The initial phase of the project focuses on building a QA Chatbot for the persona #1 Friends Fan. This persona will be a bot well versed with information about the TV show Friends (1994-2004). For this persona the ConvoKit Friends corpus will be used. Across the 10 seasons there are 236 episodes, 3,107 scenes (conversations), 67,373 utterances, and 700 characters (users). More Personas such as Family Doctor and Jack Sparrow will be explored through the project.
The raw corpus of text for each persona, will be put through the data preparation pipeline, which will fetch data from respective sources, perform necessary data preprocessing and cleaning. This will ensure that the data pull and formatting are consistent, enabling the project to scale well across more persona-additions.

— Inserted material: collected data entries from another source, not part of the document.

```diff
             bool any = false;
-            for (int e = e0; e < e0 + 4; ++e) {
-                for (int h = 0; h < 2; ++h) {
-                    const int n = mad_ld_acquire_cta(&s_half[2 * e + h]);
-                    if (n <= 0) continue;
-                    any = true;
-                    const unsigned long long* hk = stg_key + e * STG + h * HALF;
-                    const int* hd = stg_dot + e * STG + h * HALF;
-                    unsigned long long ent[2];
-                    int dot[2];
-                    bool ok[2];
-#pragma unroll
-                    for (int k = 0; k < 2; ++k) {
-                        const int i = lane + 32 * k;
-                        ent[k] = (i < n) ? hk[i] : 0ull;
-                        dot[k] = (i < n) ? hd[i] : 0;
-                    }
-                    __syncwarp();
-                    if (lane == 0) mad_st_release_cta(&s_half[2 * e + h], 0);
-                    int total = 0, pos[2];
-                    const int qe = e & 3;
-                    const int n2_q = qe == 0 ? hi_n2_reg[0] : (qe == 1 ? hi_n2_reg[1] : (qe == 2 ? hi_n2_reg[2] : hi_n2_reg[3]));
-#pragma unroll
-                    for (int k = 0; k < 2; ++k) {
-                        ok[k] = false;
-                        const unsigned low = (unsigned)ent[k];
-                        const double n2r = (double)__shfl_sync(0xFFFFFFFFu, n2_q, (int)(low & 31u));
-                        if (lane + 32 * k < n) {
-                            const int row = m0 + qe * 32 + (int)(low & 31u);
-                            const double n2c = (double)(unsigned)(ent[k] >> 32);
-                            const double p = n2r * n2c, lhs = (double)dot[k] * (double)dot[k], rhs = cc2 * p;
-                            if (p > 0.0 && a.cc > 0.0 && lhs > rhs * (1.0 + 1e-13)) ok[k] = true;
-                            else if (p > 0.0 && a.cc > 0.0 && lhs < rhs * (1.0 - 1e-13)) ok[k] = false;
-                            else ok[k] = mad_score(dot[k], n2r, n2c) > a.cc;
-                            ent[k] = (unsigned long long)row * (unsigned long long)a.N + (unsigned long long)(low >> 5);
+            for (int qe = 0; qe < 4; ++qe) {
+                const int e = e0 + qe;
+                const int h = (next_half >> qe) & 1;
+                const int n = mad_ld_acquire_cta(&s_half[2 * e + h]);
+                if (n <= 0) continue;
+                any = true;
+                next_half ^= 1u << qe;
+                const unsigned long long* hk = stg_key + e * STG + h * HALF;
+                const int* hd = stg_dot + e * STG + h * HALF;
+                unsigned long long ent[2];
+                int dot[2], rank[2];
+                bool ok[2];
+#pragma unroll
+                for (int k = 0; k < 2; ++k) {
+                    const int i = lane + 32 * k;
+                    ent[k] = (i < n) ? hk[i] : 0ull;
+                    dot[k] = (i < n) ? hd[i] : 0;
+                }
+                __syncwarp();
+                if (lane == 0) mad_st_release_cta(&s_half[2 * e + h], 0);
+                if (a.dbg & 256) continue;
+                int total = 0, pos[2];
+                const int n2_q = qe == 0 ? hi_n2_reg[0] : (qe == 1 ? hi_n2_reg[1] : (qe == 2 ? hi_n2_reg[2] : hi_n2_reg[3]));
+                int cnt = qe == 0 ? run_n[0] : (qe == 1 ? run_n[1] : (qe == 2 ? run_n[2] : run_n[3]));
+#pragma unroll
+                for (int k = 0; k < 2; ++k) {
+                    ok[k] = false;
+                    const unsigned low = (unsigned)ent[k];
+                    const int r = (int)(low & 31u);
+                    const double n2r = (double)__shfl_sync(0xFFFFFFFFu, n2_q, r);
+                    if (lane + 32 * k < n) {
+                        const int row = m0 + qe * 32 + r;
+                        const double n2c = (double)(unsigned)(ent[k] >> 32);
+                        const double p = n2r * n2c, lhs = (double)dot[k] * (double)dot[k], rhs = cc2 * p;
+                        if (p > 0.0 && a.cc > 0.0 && lhs > rhs * (1.0 + 1e-13)) ok[k] = true;
+                        else if (p > 0.0 && a.cc > 0.0 && lhs < rhs * (1.0 - 1e-13)) ok[k] = false;
+                        else ok[k] = mad_score(dot[k], n2r, n2c) > a.cc;
+                        ent[k] = ((unsigned long long)row << 32) | (unsigned long long)(low >> 5);
+                    }
+                    const unsigned m = __ballot_sync(0xFFFFFFFFu, ok[k]);
+                    pos[k] = total + __popc(m & lt);
+                    total += __popc(m);
+                    const unsigned peers = __match_any_sync(0xFFFFFFFFu, ok[k] ? r : 32 + lane) & m;
+                    rank[k] = __shfl_sync(0xFFFFFFFFu, cnt, r) + __popc(peers & lt);
+                    unsigned mine = m;
+#pragma unroll
+                    for (int b = 0; b < 5; ++b) {
+                        const unsigned bb = __ballot_sync(0xFFFFFFFFu, (r >> b) & 1);
+                        mine &= ((lane >> b) & 1) ? bb : ~bb;
+                    }
+                    cnt += __popc(mine);
+                }
+#pragma unroll
+                for (int qq = 0; qq < 4; ++qq)
+                    if (qq == qe) run_n[qq] = cnt;
+                if (total > 0) {
+                    unsigned long long gb = 0;
+                    if (lane == 0) gb = atomicAdd(a.count, (unsigned long long)total);
+                    gb = __shfl_sync(0xFFFFFFFFu, gb, 0);
+#pragma unroll
+                    for (int k = 0; k < 2; ++k)
+                        if (ok[k] && gb + pos[k] < a.cap) {
+                            a.cand_key[gb + pos[k]] = ent[k];
+                            a.cand_dot[gb + pos[k]] = dot[k];
+                            a.cand_rank[gb + pos[k]] = rank[k];
                         }
-                        const unsigned m = __ballot_sync(0xFFFFFFFFu, ok[k]);
-                        pos[k] = total + __popc(m & ((1u << lane) - 1u));
-                        total += __popc(m);
-                    }
-                    if (total > 0) {
-                        unsigned long long gb = 0;
-                        if (lane == 0) gb = atomicAdd(a.count, (unsigned long long)total);
-                        gb = __shfl_sync(0xFFFFFFFFu, gb, 0);
-#pragma unroll
-                        for (int k = 0; k < 2; ++k)
-                            if (ok[k] && gb + pos[k] < a.cap) { a.cand_key[gb + pos[k]] = ent[k]; a.cand_dot[gb + pos[k]] = dot[k]; }
-                    }
                 }
             }
             if (!any) {
@@ -344,6 +372,9 @@
             }
             if (spins == (1LL << 27) - 1 && lane == 0) atomicExch(a.count, MAD_MATCH_TIMEOUT_COUNT);
         }
+#pragma unroll
+        for (int qq = 0; qq < 4; ++qq)
+            if (m0 + qq * 32 + lane < a.M) a.run_count[(long long)(seg * 2 + grp) * a.M + m0 + qq * 32 + lane] = run_n[qq];
     } else if ((warp == 2 || warp == 3 || warp >= 4 + EPI_WARPS) && MODE == MODE_TOP8) {
         const int dq = warp < 4 ? warp - 2 : warp - (4 + EPI_WARPS) + 2;
         float ts[8];
@@ -613,6 +644,7 @@
                 } else {
                     const int left = a.N - (n0 + c0);
                     if (left < 32) mask &= (left <= 0) ? 0u : ((1u << left) - 1u);
+                    if (a.dbg & 128) mask = 0u;
                     const unsigned lt = (1u << lane) - 1u;
                     for (;;) {
                         const unsigned b = __ballot_sync(0xFFFFFFFFu, mask != 0u);
@@ -625,7 +657,7 @@
                             const int p = cur * HALF + stg_n + __popc(b & lt);
                             my_key[p] = ((unsigned long long)(unsigned)__float_as_int(rbt[c0 + j + 128]) << 32) |
                                         (unsigned long long)(((unsigned)(n0 + c0 + j) << 5) | (unsigned)lane);
-                            my_dot[p] = (int)mad_select32(v, j);
+                            my_dot[p] = (a.dbg & 512) ? 0 : (int)mad_select32(v, j);
                         }
                         stg_n += nb;
                     }
@@ -796,9 +828,16 @@
     return MAD_OK;
 }
 
+void mad_match_u8_pairs_runs(int M, int N, int N_pad, int* n_seg, int* seg_cols) {
+    const int ncta = pick_ncta(M, N_pad);
+    *n_seg = mad_match_u8_segments(M, N);
+    *seg_cols = (int)mad_ceil_div(mad_ceil_div(N, BN * ncta), *n_seg) * BN * ncta;
+}
+
 int mad_match_u8_pairs(const void* hi_u8, int M, int M_pad, const void* lo_u8, int N, int N_pad, const int32_t* hi_n2,
                        const int32_t* lo_n2, const float* lo_rnorm, double cc, unsigned long long* cand_key,
-                       int32_t* cand_dot, unsigned long long cap, unsigned long long* count, cudaStream_t st) {
+                       int32_t* cand_dot, int32_t* cand_rank, int32_t* run_count, unsigned long long cap,
+                       unsigned long long* count, cudaStream_t st) {
     CUtensorMap map_hi, map_lo;
     const int ncta = pick_ncta(M, N_pad);
     int rc = launch_common(hi_u8, M_pad, lo_u8, N_pad, ncta, &map_hi, &map_lo);
@@ -806,10 +845,11 @@
     if (N_pad > (1 << 27)) { mad_set_error("mad_match_pairs: more than 2^27 lo rows"); return MAD_ERR_ARG; }
     U8Args a = {};
     a.M = M; a.N = N;
-    a.S = mad_match_u8_segments(M, N);
-    a.tiles_per_seg = (int)mad_ceil_div(mad_ceil_div(N, BN * ncta), a.S);
+    int seg_cols = 0;
+    mad_match_u8_pairs_runs(M, N, N_pad, &a.S, &seg_cols);
+    a.tiles_per_seg = seg_cols / (BN * ncta);
     a.hi_n2 = hi_n2; a.lo_n2 = lo_n2; a.lo_rnorm = lo_rnorm; a.cc = cc;
-    a.cand_key = cand_key; a.cand_dot = cand_dot; a.cap = cap; a.count = count;
+    a.cand_key = cand_key; a.cand_dot = cand_dot; a.cand_rank = cand_rank; a.run_count = run_count; a.cap = cap; a.count = count;
     a.dbg = getenv("MAD_TOPK_DBG") ? atoi(getenv("MAD_TOPK_DBG")) : 0;
     MAD_PROF("match_u8_pairs_kernel", st);
     return launch_u8<MODE_PAIRS>(ncta, M, a.S, map_hi, map_lo, a, st);
diff --git a/mad_b200/pipeline.py b/mad_b200/pipeline.py
--- a/mad_b200/pipeline.py
+++ b/mad_b200/pipeline.py
@@ -508,12 +508,16 @@
 def _match_threshold_onepass(hi, lo, cc, dev, st, verify=False, want="score"):
     key = (hi.rows, lo.rows)
     cap = _PAIR_CAP.get(key, max(1 << 20, 16 * (hi.rows + lo.rows)))
+    n_seg, seg_cols = C.c_int(), C.c_int()
+    call("mad_match_pairs_runs", C.byref(hi.c), C.byref(lo.c), C.byref(n_seg), C.byref(seg_cols))
+    run_count = torch.empty(2 * n_seg.value * hi.rows, dtype=torch.int32, device=dev)
     while True:
         cand_key = torch.empty(cap, dtype=torch.int64, device=dev)
         cand_dot = torch.empty(cap, dtype=torch.int32, device=dev)
+        cand_rank = torch.empty(cap, dtype=torch.int32, device=dev)
         count = torch.empty(1, dtype=torch.int64, device=dev)
-        call("mad_match_pairs", C.byref(hi.c), C.byref(lo.c), C.c_double(cc), _ptr(cand_key), _ptr(cand_dot),
-             C.c_uint64(cap), _ptr(count), st)
+        call("mad_match_pairs", C.byref(hi.c), C.byref(lo.c), C.c_double(cc), _ptr(cand_key), _ptr(cand_dot), _ptr(cand_rank),
+             _ptr(run_count), C.c_uint64(cap), _ptr(count), st)
         p = _read_counts(count, hi, lo)
         if p >= (1 << 62):
             raise _lib.MadError("mad_match_pairs: the kernel's internal hand-off timed out (pair list incomplete)")
@@ -529,14 +533,14 @@
     pair_lo = torch.empty(max(p, 1), dtype=torch.int32, device=dev)
     score = torch.empty(max(p, 1), dtype=torch.float64 if want == "score" else torch.int32, device=dev)
     if p:
-        ws_bytes = _lib.lib.mad_match_pairs_finish_workspace_bytes(p)
+        ws_bytes = _lib.lib.mad_match_pairs_finish_workspace_bytes(p, hi.rows)
         ws = torch.empty(ws_bytes, dtype=torch.uint8, device=dev)
+        runs = (_ptr(cand_key), _ptr(cand_dot), _ptr(cand_rank), _ptr(run_count), n_seg.value, seg_cols.value, p, hi.rows)
         if want == "score":
-            call("mad_match_pairs_finish", _ptr(cand_key), _ptr(cand_dot), p, hi.rows, lo.rows, _ptr(hi.norm2), _ptr(lo.norm2),
-                 _ptr(pair_hi), _ptr(pair_lo), _ptr(score), _ptr(ws), ws_bytes, st)
+            call("mad_match_pairs_finish", *runs, _ptr(hi.norm2), _ptr(lo.norm2), _ptr(pair_hi), _ptr(pair_lo), _ptr(score),
+                 _ptr(ws), ws_bytes, st)
         else:
-            call("mad_match_pairs_finish_dot", _ptr(cand_key), _ptr(cand_dot), p, hi.rows, lo.rows, _ptr(pair_hi), _ptr(pair_lo),
-                 _ptr(score), _ptr(ws), ws_bytes, st)
+            call("mad_match_pairs_finish_dot", *runs, _ptr(pair_hi), _ptr(pair_lo), _ptr(score), _ptr(ws), ws_bytes, st)
     return pair_hi[:p], pair_lo[:p], score[:p]
 
 
```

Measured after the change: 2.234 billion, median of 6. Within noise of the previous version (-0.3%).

For each persona, an evaluation dataset will be created. The evaluation dataset will contain the question, reference answer, and 3 wrong answers.
To effectively run large language models (LLMs) on devices with limited processing power, compressed models like GGML or GGUF will be employed. GPT4all or llama.cpp executables will be utilized to incorporate both CPU and GPU, ensuring quick response times for inference tasks. For each persona, the underlying LLM model will be fine-tuned on cloud computing systems using parameter-efficient optimization techniques such as QLoRA and AdaLoRA.
The following evaluation metrics will be used as part of the project. A curated evaluation dataset will be used to validate each persona chatbot.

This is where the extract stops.